OnlineReports: Zu welchem Schluss sind Sie letztlich gelangt?

Schneeberger: Unterm Strich werde ich mich für die Buslösung entscheiden.

OnlineReports: Befürchten Sie, dass Ihnen die Bevölkerung des Homburgertals Ihr Nein zur Bahn – also Ihr Ja auf dem Stimmzettel zum Generellen ÖV-Leistungsauftrag – übel nimmt?
 
Schneeberger: Ja und Nein, denn ich denke, dass wir hier nicht Schwarz-Weiss malen sollten. Am Ende geht es darum, wie wir eine gute Versorgung erhalten können. Der Bus ist einfacher zugänglich, er kann direkt im Dorf halten und auch mehrere Haltestellen bedienen. Es ist auch viel einfacher, den Fahrplan kundenfreundlicher zu gestalten. Für die Passagiere ist das angenehmer.



Wer "Läufelfingerli" will, muss Nein stimmen


Vorsicht beim Ausfüllen des Stimmzettels:

• Wer die Umstellung auf Buslinie durch das Homburgertal will, muss Ja stimmen. Denn zur Abstimmung steht der Generelle ÖV-Leistungsauftrag, der diese Umstellung vorsieht.

• Wer das "Läufelfingerli" als Bahnlinie erhalten will, muss Nein stimmen. Er muss als den Leistungauftrag, der den Bus vorsieht, verwerfen.

Zur Abstimmung kommt es, weil die Bahn-Befürworter gegen den Leistungsauftrag das Referendum ergriffen hatten.

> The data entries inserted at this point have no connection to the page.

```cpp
hipError_t launch_ssim_fwd(int planes, int H, int W, float C1, float C2, const float* img1, const float* img2,
                           float* map, float* dA, float* dB, float* dC, hipStream_t s);
hipError_t launch_ssim_bwd(int planes, int H, int W, const float* img1, const float* img2, const float* dmap,
                           const float* dA, const float* dB, const float* dC, float* dimg1, hipStream_t s);

struct PhotoViews {
    const float* gt[MAX_VIEWS];
    int V, C;
};
size_t photo_loss_workspace_bytes(int V, int C, int H, int W);
hipError_t launch_photo_loss_fwd(const PhotoViews& views, int H, int W, float lambda, bool clamp, const float* img,
                                 float* loss, float* dA, float* dB, float* dC, void* workspace, hipStream_t s);
hipError_t launch_photo_loss_bwd(const PhotoViews& views, int H, int W, float lambda, bool clamp, const float* img,
                                 const float* dloss, const float* dA, const float* dB, const float* dC, float* dimg,
                                 hipStream_t s);

struct ViewLossArgs {
// ... 106 lines not shown
```

### gaussian-splatting-npu_amd/csrc/render.hip

```cpp
#include "gsr_common.h"
#include "gsr_kernels.h"
#if GSR_REF_ALPHA
#define GSR_REF_EXP_QUAL static __device__ __forceinline__
#include "gsr_ref_exp.h"
#endif

namespace gsr {

constexpr int BATCH = 256;

__device__ __forceinline__ void quad_pixel(uint32_t tx, uint32_t ty, int tid, uint32_t& px, uint32_t& py)
{
    const int w = tid >> 6, lane = tid & 63;
    px = tx * GSR_BLOCK_X + (w & 1) * 8 + (lane & 7);
    py = ty * GSR_BLOCK_Y + (w >> 1) * 8 + (lane >> 3);
}

__device__ __forceinline__ float box_min_quadform(float a, float b, float c, float dx0, float dx1, float dy0,
                                                  float dy1)
{
    if (dx0 <= 0.f && dx1 >= 0.f && dy0 <= 0.f && dy1 >= 0.f) return 0.f;
    const float ia = __builtin_amdgcn_rcpf(a), ic = __builtin_amdgcn_rcpf(c);
    float m = 3.0e38f;
    {
// ... 49 lines not shown
{
    const float bq = f.kb * dy;
    const float cq = (f.kc * dy) * dy;
    return fma2(fma2((v2f)(f.ka), dx, (v2f)(bq)), dx, (v2f)(cq));
}

#if GSR_REF_ALPHA
__device__ __forceinline__ float ref_power(const float4 co, float dx, float dy)
{
#pragma clang fp contract(off)
    return -0.5f * (co.x * dx * dx + co.z * dy * dy) - co.y * dx * dy;
}
#endif

__device__ __forceinline__ uint32_t wave_max_u32(uint32_t v)
{
#pragma unroll
    for (int d = 32; d >= 1; d >>= 1) v = max(v, (uint32_t)__shfl_xor((int)v, d, 64));
    return v;
}

constexpr int ORDER_BITS = 6;
constexpr int ORDER_PER_THREAD = 8;

enum OrderMode { ORD_WORK = 0, ORD_RANGES = 1, ORD_DIFF = 2 };

__device__ __forceinline__ void wave_line_scan(int* line, int n, int stride, int lane)
{
    int carry = 0;
    for (int i0 = 0; i0 < n; i0 += 64) {
        const int i = i0 + lane;
        int v = i < n ? line[i * stride] : 0;
#pragma unroll
        for (int d = 1; d < 64; d <<= 1) {
            const int y = __shfl_up(v, d, 64);
            if (lane >= d) v += y;
        }
        v += carry;
        if (i < n) line[i * stride] = v;
        carry = __shfl(v, 63, 64);
    }
}
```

Um beim Beispiel zu bleiben: Daniela Schneeberger, die eine Umstellung auf Busbetrieb will, wird somit Ja stimmen.

 Ihre Meinung zu dieser News
(Mails ohne kompletten Absender werden nicht bearbeitet)
fileadmin/templates/pics/echo.gif

"Argusaugen auf weitere Fallstricke"

Die gestrigen Äusserungen von Regierungspräsidentin Pegoraro und einigen bürgerlichen Flammenwerfern sind Öl ins Abstimmungsfeuer gegossen: Da wird den Baselbieterinnen und Baselbietern tüchtig Angst gemacht und vor einem Nein beschwörend gewarnt. Denn bei einer Ablehung dieser Vorlage würden alle Verbesserungen damit auch bachab gehen. Selbstverständlich kein Wort davon, dass absichtlich der ganze Generelle Leistungsauftrag statt nur die Teilvorlage "S9 - Umstellung auf Busbetrieb Sissach-Olten" zur Abstimmung gelangt. Es wäre ein Leichtes gewesen, die Vorlage auf die Läufelfingerli-Frage zu beschränken, um alle weiteren Änderungen nicht zu gefährden. Ein Schelm, wer Böses denkt.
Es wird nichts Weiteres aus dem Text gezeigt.